What you should do: Every entry needs to appear again exactly as written below.

____________________

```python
class RetinaFPN:

    def __init__(self, in_channels, out_channels, arena, ws, device, gen):
        kw = dict(arena=arena, ws=ws, device=device, gen=gen)
        L = len(in_channels)
        xav = lambda cin, k: (1.0 / (k * k * cin)) ** 0.5
        self.p7 = ConvLayer("fpn.p7", out_channels, out_channels, 3, 2, init_std=xav(out_channels, 3), **kw)
        self.outs = [ConvLayer("fpn.out%d" % (i + 3), out_channels, out_channels, 3, init_std=xav(out_channels, 3), **kw)
                     for i in range(L)]
        self.p6 = ConvLayer("fpn.p6", in_channels[-1], out_channels, 3, 2, init_std=xav(in_channels[-1], 3), **kw)
        self.lats = [ConvLayer("fpn.lat%d" % (i + 3), in_channels[i], out_channels, 1, init_std=xav(in_channels[i], 1), **kw)
                     for i in range(L)]
        self.L, self.C, self.device = L, out_channels, device
        self.bufs = {}

    def layers(self):
        return [self.p7] + self.outs + [self.p6] + self.lats

    def _buf(self, key, shape):
        return cached_buf(self.bufs, key, shape, torch.bfloat16, self.device)

    def plan(self, c_shapes):
        for i, s in enumerate(c_shapes):
            self.lats[i].plan(s)
            self.outs[i].plan((s[0], s[1], s[2], self.C))
        self.p6.plan(c_shapes[-1])
        self.p7.plan(self.p6.out_shape(c_shapes[-1]))
        s6 = self.p6.out_shape(c_shapes[-1])
        return [(s[0], s[1], s[2], self.C) for s in c_shapes] + [s6, self.p7.out_shape(s6)]

    def forward(self, feats):
        L = self.L
        self.feats = feats
        inner = [None] * L
        for i in reversed(range(L)):
            res = inner[i + 1] if i + 1 < L else None
            inner[i] = self.lats[i].forward(feats[i], residual=res, res_upsample=res is not None,
                                            out=self._buf("inner%d" % i, feats[i].shape[:3] + (self.C,)))
        P = [self.outs[i].forward(inner[i], out=self._buf("P%d" % i, inner[i].shape)) for i in range(L)]
        self.p6_raw = self.p6.forward(feats[-1], out=self._buf("P6", self.p6.out_shape(feats[-1].shape)))
        self.p6_relu = dense.relu_forward(self.p6_raw, self._buf("P6r", self.p6_raw.shape))
        p7 = self.p7.forward(self.p6_relu, out=self._buf("P7", self.p7.out_shape(self.p6_relu.shape)))
        self.inner, self.P = inner, P + [self.p6_raw, p7]
        return self.P

    def backward(self, dP, dC):
        L = self.L
        self.p7.backward_weight(self.p6_relu, dP[L + 1])
        t = self.p7.backward_data(dP[L + 1], self.p6_relu.shape, relu_mask=self.p6_relu, out=self._buf("dP6r", self.p6_relu.shape))
        dense.add_bf16(dP[L], t, dP[L])
        dinner = [None] * L
        for i in range(L):
            self.outs[i].backward_weight(self.inner[i], dP[i])
            dinner[i] = self.outs[i].backward_data(dP[i], self.inner[i].shape, out=self._buf("dinner%d" % i, self.inner[i].shape))
            if i > 0:
                dense.upsample2_backward(dinner[i - 1], dinner[i], accumulate=True)
        self.p6.backward_weight(self.feats[-1], dP[L])
        self.p6.backward_data(dP[L], self.feats[-1].shape, out=dC[L - 1])
        for i in range(L):
            self.lats[i].backward_weight(self.feats[i], dinner[i])
            top = i == L - 1
            self.lats[i].backward_data(dinner[i], self.feats[i].shape, residual=dC[i] if top else None,
                                       relu_mask=self.feats[i] if top else None, out=dC[i])
```

### mxdetection_amd/models/rpn_heads/rpn_head.py

```python
import os

import torch

from ...core import anchor as A_
from ...core import loss as L_
from ...ops import dense
from ...ops.proposal import PyramidProposal
from ...ops import rpn_sparse as RS
from ...ops.rpn_sparse import MAX_SLOTS, RPNSparse
from ..utils.layers import ConvLayer, cached_buf

HEAD_CPAD = 64


RELU_BITS = os.environ.get("MXDET_TUNE_RELU_BITS", "1") == "1"
RPN_SPARSE = int(os.environ.get("MXDET_TUNE_RPN_SPARSE", "1"))
RPN_ORDERED = int(os.environ.get("MXDET_TUNE_RPN_ORDERED", "1"))
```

____________________

Exercise response:
```python
class RetinaFPN:

    def __init__(self, in_channels, out_channels, arena, ws, device, gen):
        kw = dict(arena=arena, ws=ws, device=device, gen=gen)
        L = len(in_channels)
        xav = lambda cin, k: (1.0 / (k * k * cin)) ** 0.5
        self.p7 = ConvLayer("fpn.p7", out_channels, out_channels, 3, 2, init_std=xav(out_channels, 3), **kw)
        self.outs = [ConvLayer("fpn.out%d" % (i + 3), out_channels, out_channels, 3, init_std=xav(out_channels, 3), **kw)
                     for i in range(L)]
        self.p6 = ConvLayer("fpn.p6", in_channels[-1], out_channels, 3, 2, init_std=xav(in_channels[-1], 3), **kw)
        self.lats = [ConvLayer("fpn.lat%d" % (i + 3), in_channels[i], out_channels, 1, init_std=xav(in_channels[i], 1), **kw)
                     for i in range(L)]
        self.L, self.C, self.device = L, out_channels, device
        self.bufs = {}

    def layers(self):
        return [self.p7] + self.outs + [self.p6] + self.lats

    def _buf(self, key, shape):
        return cached_buf(self.bufs, key, shape, torch.bfloat16, self.device)

    def plan(self, c_shapes):
        for i, s in enumerate(c_shapes):
            self.lats[i].plan(s)
            self.outs[i].plan((s[0], s[1], s[2], self.C))
        self.p6.plan(c_shapes[-1])
        self.p7.plan(self.p6.out_shape(c_shapes[-1]))
        s6 = self.p6.out_shape(c_shapes[-1])
        return [(s[0], s[1], s[2], self.C) for s in c_shapes] + [s6, self.p7.out_shape(s6)]

    def forward(self, feats):
        L = self.L
        self.feats = feats
        inner = [None] * L
        for i in reversed(range(L)):
            res = inner[i + 1] if i + 1 < L else None
            inner[i] = self.lats[i].forward(feats[i], residual=res, res_upsample=res is not None,
                                            out=self._buf("inner%d" % i, feats[i].shape[:3] + (self.C,)))
        P = [self.outs[i].forward(inner[i], out=self._buf("P%d" % i, inner[i].shape)) for i in range(L)]
        self.p6_raw = self.p6.forward(feats[-1], out=self._buf("P6", self.p6.out_shape(feats[-1].shape)))
        self.p6_relu = dense.relu_forward(self.p6_raw, self._buf("P6r", self.p6_raw.shape))
        p7 = self.p7.forward(self.p6_relu, out=self._buf("P7", self.p7.out_shape(self.p6_relu.shape)))
        self.inner, self.P = inner, P + [self.p6_raw, p7]
        return self.P

    def backward(self, dP, dC):
        L = self.L
        self.p7.backward_weight(self.p6_relu, dP[L + 1])
        t = self.p7.backward_data(dP[L + 1], self.p6_relu.shape, relu_mask=self.p6_relu, out=self._buf("dP6r", self.p6_relu.shape))
        dense.add_bf16(dP[L], t, dP[L])
        dinner = [None] * L
        for i in range(L):
            self.outs[i].backward_weight(self.inner[i], dP[i])
            dinner[i] = self.outs[i].backward_data(dP[i], self.inner[i].shape, out=self._buf("dinner%d" % i, self.inner[i].shape))
            if i > 0:
                dense.upsample2_backward(dinner[i - 1], dinner[i], accumulate=True)
        self.p6.backward_weight(self.feats[-1], dP[L])
        self.p6.backward_data(dP[L], self.feats[-1].shape, out=dC[L - 1])
        for i in range(L):
            self.lats[i].backward_weight(self.feats[i], dinner[i])
            top = i == L - 1
            self.lats[i].backward_data(dinner[i], self.feats[i].shape, residual=dC[i] if top else None,
                                       relu_mask=self.feats[i] if top else None, out=dC[i])
```

### mxdetection_amd/models/rpn_heads/rpn_head.py

```python
import os

import torch

from ...core import anchor as A_
from ...core import loss as L_
from ...ops import dense
from ...ops.proposal import PyramidProposal
from ...ops import rpn_sparse as RS
from ...ops.rpn_sparse import MAX_SLOTS, RPNSparse
from ..utils.layers import ConvLayer, cached_buf

HEAD_CPAD = 64


RELU_BITS = os.environ.get("MXDET_TUNE_RELU_BITS", "1") == "1"
RPN_SPARSE = int(os.environ.get("MXDET_TUNE_RPN_SPARSE", "1"))
RPN_ORDERED = int(os.environ.get("MXDET_TUNE_RPN_ORDERED", "1"))
```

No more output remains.